Programming Challenge: Unbiased Results

There is a set of sets of characters. Your task is to produce an algorithm which outputs a set of characters by taking exactly one random character from each of the sets of characters with probability 1/(total possible outputs). There is one rule. Once you select a character from a set, that character can’t be selected all remaining sets. For example with

{{A, B, C} {A,B}} if you choose A from the first set, the legal choices from the second set becomes {B} – choosing A would result in a collision and this is not legal. It is assumed that there is always a solution – you never have to worry about there being no possible solutions (so you will not encounter sets such as {{A},{A}}).

The potential combinations are {A,B},{B,A},{C,A},{C,B}. (note that {B,C} and similar is not possible since C is not in the 2nd set (output is in the same order as the sets are in))

You must make an algorithm which can pick these potential outputs with equal probability.

A naive and incorrect solution works as follows:

0. create an empty set for the output

1. start at the first set of characters

2. generate a random number from 0 inclusive to the cardinality of the set of characters exclusive.

3. Select that character and append it to the output set.

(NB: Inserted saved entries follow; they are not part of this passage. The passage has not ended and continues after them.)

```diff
@@ -2088,7 +2165,8 @@
     if (timing && tid == 0 && bcast && n_new > 0) atomicAdd((unsigned long long*)&p.phase_cycles[cls * 16 + (agg ? 11 : 12)], 1ull);
     if (timing && tid == 0 && n > 1) atomicAdd((unsigned long long*)&p.phase_cycles[cls * 16 + 13], (unsigned long long)R);
     if (tid == 32 % nt) {
-      journal_claim(p, st, n_ev_local, ticket, s_chunk);
+      const bool wide = n_recv && (mailed || !use_blocks || s_misc[6] || s_idb - 1ull - s_bbase[0] >= (1ull << 31));
+      journal_claim(p, st, n_ev_local, wide, ticket, s_chunk, s_nwide);
       s_cnt[3] = n_recv;
       s_cnt[6] = n - n_recv;
       if (mailed && n_recv) s_misc[0] = atomicAdd(&st->mail_count, n_recv);
@@ -2145,7 +2223,7 @@
       if (full_recv || !nb_smem || sslot == 0) {
         Rec m = win_rec(p, win, e, round, i);
         const uint64_t id = (use_blocks ? s_bbase[blk[pos]] : dense_base(p, st, m.round, m.ticket)) + m.idx;
-        journal_raw(p, cx.chunk + k, id, true, m);
+        journal_raw(p, cx, k, true, id, s_idb, m);
         const bool cl = cl_ep || (m.src >= p.n_servers && kind_is_client(p.kind[m.src]));
         if (cl) c_recv_cl++;
         if (kind == MS_KIND_SIM_CLIENT && ((m.tf >> 16) & MS_F_REPLY)) c_replies++;
@@ -2161,11 +2239,11 @@
           }
         }
       } else {
-        const uint64_t id = s_bbase[blk[pos]] + keyB[i];
-        const uint64_t vrec = id | RECV_BIT;
-        if (p.jlevel)
-          st_v4(p.jraw + ((cx.chunk + k) & p.jmask),
-                make_uint4((uint32_t)vrec, (uint32_t)(vrec >> 32), s_nbr[sslot - 1], e));
+        const uint32_t b = blk[pos];
+        if (p.jlevel) {
+          if (cx.chunk & kWideChunk) jraw_put(p, cx.chunk, k, true, s_bbase[b] + keyB[i], 0, s_nbr[sslot - 1], e);
+          else jraw_put_recv_narrow(p, cx.chunk, k, s_bdelta[b] - keyB[i], s_nbr[sslot - 1]);
+        }
       }
     }
     const bool own_map = agg_mode != 2 && n_emit_msgs <= 2u * cap;
@@ -2274,7 +2352,7 @@
       }
       if (fast) {
         r.round = round; r.ticket = ticket; r.idx = j;
-        journal_raw(p, cx.chunk + n_recv + j, j, false, r);
+        journal_raw(p, cx, n_recv + j, false, j, 0, r);
         uint4* ring_o = p.ring_sh[owner_of(r.dest, p.n_servers, p.n_shards)];
         st_v4(cring_slot(p, ring_o, r.dest, direct), make_uint4(j, ticket, (uint32_t)round, r.p0));
       }
@@ -2340,13 +2418,18 @@
     PHASE_MARK(8);
   }
  }
+  if (tid == 0 && s_nwide) atomicAdd((unsigned long long*)&st->wide_chunks, (unsigned long long)s_nwide);
 #undef PHASE_MARK
 #undef TAB_SLOT
 }
 
 struct JChunk {
   const RoundMeta* m;
-  uint64_t g0, cnt, chunk, send_base;
+  uint64_t g0, cnt, chunk, send_base, n_recv;
+  uint32_t owner;
+  __device__ __forceinline__ JRec get(const Params& p, uint64_t k) const {
+    return jraw_get(p, chunk, k, n_recv, owner, send_base, m->id_base);
+  }
 };
 __device__ __forceinline__ bool journal_chunk(const Params& p, uint64_t r0, uint64_t c, uint64_t first, uint64_t count,
                                               JChunk& j) {
@@ -2357,26 +2440,29 @@
   if (m->round != r || t >= m->n_tickets) return false;
   if (owner_of_ticket(t, p.n_inj_tickets, p.n_servers, p.n_shards) != p.shard_id) return false;
   const uint32_t* ev = p.rt_ev + (size_t)row * p.t_max;
+  const uint32_t* em = p.rt_em + (size_t)row * p.t_max;
   const uint64_t off = ev[t];
   const uint64_t end = (t + 1 < m->n_tickets) ? ev[t + 1] : m->ev_total;
   if (end == off) return false;
   const uint64_t g0 = m->ev_base + off;
   const uint64_t cnt = end - off;
   if (g0 + cnt <= first || g0 >= first + count) return false;
-  j = JChunk{m, g0, cnt, p.rt_chunk[(size_t)row * p.t_max + t], m->id_base + p.rt_em[(size_t)row * p.t_max + t]};
+  const uint64_t n_em = ((t + 1 < m->n_tickets) ? em[t + 1] : m->em_total) - em[t];
+  j = JChunk{m, g0, cnt, p.rt_chunk[(size_t)row * p.t_max + t], m->id_base + em[t], cnt - n_em,
+             t < p.n_inj_tickets ? kInjector : t - p.n_inj_tickets};
   return true;
 }
 
-__device__ __forceinline__ void event_rec(uint64_t g, bool recv, int64_t tnow, uint64_t id, uint4 raw, uint4& a, uint4& b) {
-  const uint64_t eid = g | (recv ? MS_EVENT_RECV : 0ull);
+__device__ __forceinline__ void event_rec(uint64_t g, int64_t tnow, const JRec& e, uint4& a, uint4& b) {
+  const uint64_t eid = g | (e.recv ? MS_EVENT_RECV : 0ull);
   a = make_uint4((uint32_t)eid, (uint32_t)(eid >> 32), (uint32_t)tnow, (uint32_t)((uint64_t)tnow >> 32));
-  b = make_uint4((uint32_t)id, (uint32_t)(id >> 32), raw.z, raw.w);
-}
-
-__device__ __forceinline__ uint64_t jfmt8_word(uint64_t id, uint64_t id_ref, bool recv, uint4 raw, bool& bad) {
-  const uint64_t d = id - id_ref;
-  if (id < id_ref || d >= (1ull << 31) || raw.z > 0xFFFFu || raw.w > 0xFFFFu) bad = true;
-  return (recv ? RECV_BIT : 0ull) | ((uint64_t)(raw.z & 0xFFFFu) << 47) | ((uint64_t)(raw.w & 0xFFFFu) << 31) |
+  b = make_uint4((uint32_t)e.id, (uint32_t)(e.id >> 32), e.src, e.dest);
+}
+
+__device__ __forceinline__ uint64_t jfmt8_word(const JRec& e, uint64_t id_ref, bool& bad) {
+  const uint64_t d = e.id - id_ref;
+  if (e.id < id_ref || d >= (1ull << 31) || e.src > 0xFFFFu || e.dest > 0xFFFFu) bad = true;
+  return (e.recv ? RECV_BIT : 0ull) | ((uint64_t)(e.src & 0xFFFFu) << 47) | ((uint64_t)(e.dest & 0xFFFFu) << 31) |
          (d & 0x7FFFFFFFull);
 }
 
@@ -2389,25 +2475,22 @@
   for (uint64_t c = warp_global; c < n_chunks; c += n_warps) {
     JChunk j;
     if (!journal_chunk(p, r0, c, first, count, j)) continue;
-    const uint64_t g0 = j.g0, cnt = j.cnt, chunk = j.chunk, send_base = j.send_base;
+    const uint64_t g0 = j.g0, cnt = j.cnt;
     const int64_t tnow = j.m->now;
     for (uint64_t k = lane; k < cnt; k += 32) {
       const uint64_t g = g0 + k;
       if (g < first || g >= first + count) continue;
-      const uint4 raw = p.jraw[(chunk + k) & p.jmask];
-      const uint64_t v = (uint64_t)raw.x | ((uint64_t)raw.y << 32);
-      const bool recv = (v & RECV_BIT) != 0;
-      const uint64_t id = recv ? (v & ~RECV_BIT) : send_base + v;
+      const JRec e = j.get(p, k);
       uint4 e0, e1;
-      event_rec(g, recv, tnow, id, raw, e0, e1);
+      event_rec(g, tnow, e, e0, e1);
       uint4* o = out_ev + (g - first) * 2;
       st_v4(o + 0, e0);
       st_v4(o + 1, e1);
       if (out_body) {
-        const uint4* b = p.jbody + ((chunk + k) & p.jmask) * 2;
+        const uint4* b = jbody_at(p, j.chunk, k);
         const uint4 b0 = b[0], b1 = b[1];
         uint4* ob = out_body + (g - first) * 2;
-        st_v4(ob + 0, make_uint4((uint32_t)id, (uint32_t)(id >> 32), b0.z, b0.w));
+        st_v4(ob + 0, make_uint4((uint32_t)e.id, (uint32_t)(e.id >> 32), b0.z, b0.w));
         st_v4(ob + 1, b1);
       }
     }
@@ -2482,7 +2565,7 @@
     JChunk j;
     if (!journal_chunk(p, r0, c, first, count, j)) continue;
     const RoundMeta* m = j.m;
-    const uint64_t g0 = j.g0, cnt = j.cnt, chunk = j.chunk, send_base = j.send_base;
+    const uint64_t g0 = j.g0, cnt = j.cnt;
     const uint64_t id_ref = m->id_base > (1ull << 30) ? m->id_base - (1ull << 30) : 0ull;
     const int64_t tnow = m->now;
     uint64_t slot0 = 0;
@@ -2494,24 +2577,23 @@
     for (uint64_t k = lane; k < cnt; k += 32) {
       const uint64_t g = g0 + k;
       if (g < first || g >= first + count) continue;
-      const uint4 raw = p.jraw[(chunk + k) & p.jmask];
-      const uint64_t v = (uint64_t)raw.x | ((uint64_t)raw.y << 32);
-      const bool recv = (v & RECV_BIT) != 0;
-      const uint64_t id = recv ? (v & ~RECV_BIT) : send_base + v;
+      const JRec e = j.get(p, k);
+      const bool recv = e.recv;
+      const uint64_t id = e.id;
       if (p.n_shards > 1) {
         const uint64_t at = slot0 + (k - k_lo);
         if (FMT == 32) {
           uint4* o = reinterpret_cast<uint4*>(out) + at * 2;
-          event_rec(g, recv, tnow, id, raw, o[0], o[1]);
+          event_rec(g, tnow, e, o[0], o[1]);
         } else {
           const uint64_t eid = g | (recv ? MS_EVENT_RECV : 0ull);
-          const uint64_t w = jfmt8_word(id, id_ref, recv, raw, bad);
+          const uint64_t w = jfmt8_word(e, id_ref, bad);
           reinterpret_cast<uint4*>(out)[at] = make_uint4((uint32_t)eid, (uint32_t)(eid >> 32), (uint32_t)w, (uint32_t)(w >> 32));
         }
         continue;
       }
       if (FMT == 8) {
-        reinterpret_cast<unsigned long long*>(out)[g - first] = jfmt8_word(id, id_ref, recv, raw, bad);
+        reinterpret_cast<unsigned long long*>(out)[g - first] = jfmt8_word(e, id_ref, bad);
       } else if (FMT == 4) {
         uint32_t w;
         if (recv) {
@@ -2519,19 +2601,19 @@
           if (id >= m->id_base || d >= (1ull << 31)) bad = true;
           w = 0x80000000u | (uint32_t)(d & 0x7FFFFFFFull);
         } else {
-          if (raw.z > 0x7FFFu || raw.w > 0xFFFFu) bad = true;
-          w = ((raw.z & 0x7FFFu) << 16) | (raw.w & 0xFFFFu);
+          if (e.src > 0x7FFFu || e.dest > 0xFFFFu) bad = true;
+          w = ((e.src & 0x7FFFu) << 16) | (e.dest & 0xFFFFu);
         }
         reinterpret_cast<uint32_t*>(out)[g - first] = w;
       } else if (FMT == 12) {
-        if (id >= (1ull << 47) || raw.z > 0xFFFFFFu || raw.w > 0xFFFFFFu) bad = true;
+        if (id >= (1ull << 47) || e.src > 0xFFFFFFu || e.dest > 0xFFFFFFu) bad = true;
         uint32_t* o = reinterpret_cast<uint32_t*>(out) + (g - first) * 3;
         o[0] = (uint32_t)id;
-        o[1] = (uint32_t)((id >> 32) & 0x7FFFu) | (recv ? 0x8000u : 0u) | ((raw.z & 0xFFFFu) << 16);
-        o[2] = ((raw.z >> 16) & 0xFFu) | (raw.w << 8);
+        o[1] = (uint32_t)((id >> 32) & 0x7FFFu) | (recv ? 0x8000u : 0u) | ((e.src & 0xFFFFu) << 16);
+        o[2] = ((e.src >> 16) & 0xFFu) | (e.dest << 8);
       } else {
         uint4* o = reinterpret_cast<uint4*>(out) + (g - first) * 2;
-        event_rec(g, recv, tnow, id, raw, o[0], o[1]);
+        event_rec(g, tnow, e, o[0], o[1]);
       }
     }
   }
diff --git a/maelstrom_b200/engine.py b/maelstrom_b200/engine.py
--- a/maelstrom_b200/engine.py
+++ b/maelstrom_b200/engine.py
@@ -306,9 +306,10 @@
                 for i, cls in enumerate(("all", "clients", "servers"))}
 
     def counters(self):
-        out = np.zeros(8, dtype=np.uint64)
-        self._chk(self.L.ms_counters(self.h, out.ctypes.data))
-        names = ("rounds", "sends", "recvs", "launches", "lost", "partition_drops", "max_window", "fallback_sorts")
+        out = np.zeros(9, dtype=np.uint64)
+        self._chk(self.L.ms_counters_n(self.h, out.ctypes.data, out.size))
+        names = ("rounds", "sends", "recvs", "launches", "lost", "partition_drops", "max_window", "fallback_sorts",
+                 "wide_chunks")
         return {k: int(v) for k, v in zip(names, out)}
 
     RING_FIELDS = ("tail", "limit", "head", "ctail", "climit", "chead")
```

4. remove that character from the remaining sets which have not yet had a character picked from them

5. if the cardinality of the output set is the same as the cardinality of the set of sets, terminate. Else, iterate to the next set of characters and go to step 2

The problem of this is obvious. The order of the sets affects the probability of producing certain outputs and makes it wrong. If the order is {A,B}{A,B,C}, the probabilities of each permutation are as follows

A B 1/2 * 1/2

A C 1/2 * 1/2

B A 1/2 * 1/2

B C 1/2 * 1/2

But if the order is {A,B,C},{A,B} the probabilities of output is

A B 1/3 * 1

B A 1/3 * 1

C A 1/3 * 1/2

C B 1/3 * 1/2

as you can see, they don’t all have the same probability of output. this is an error. What is the solution to this problem?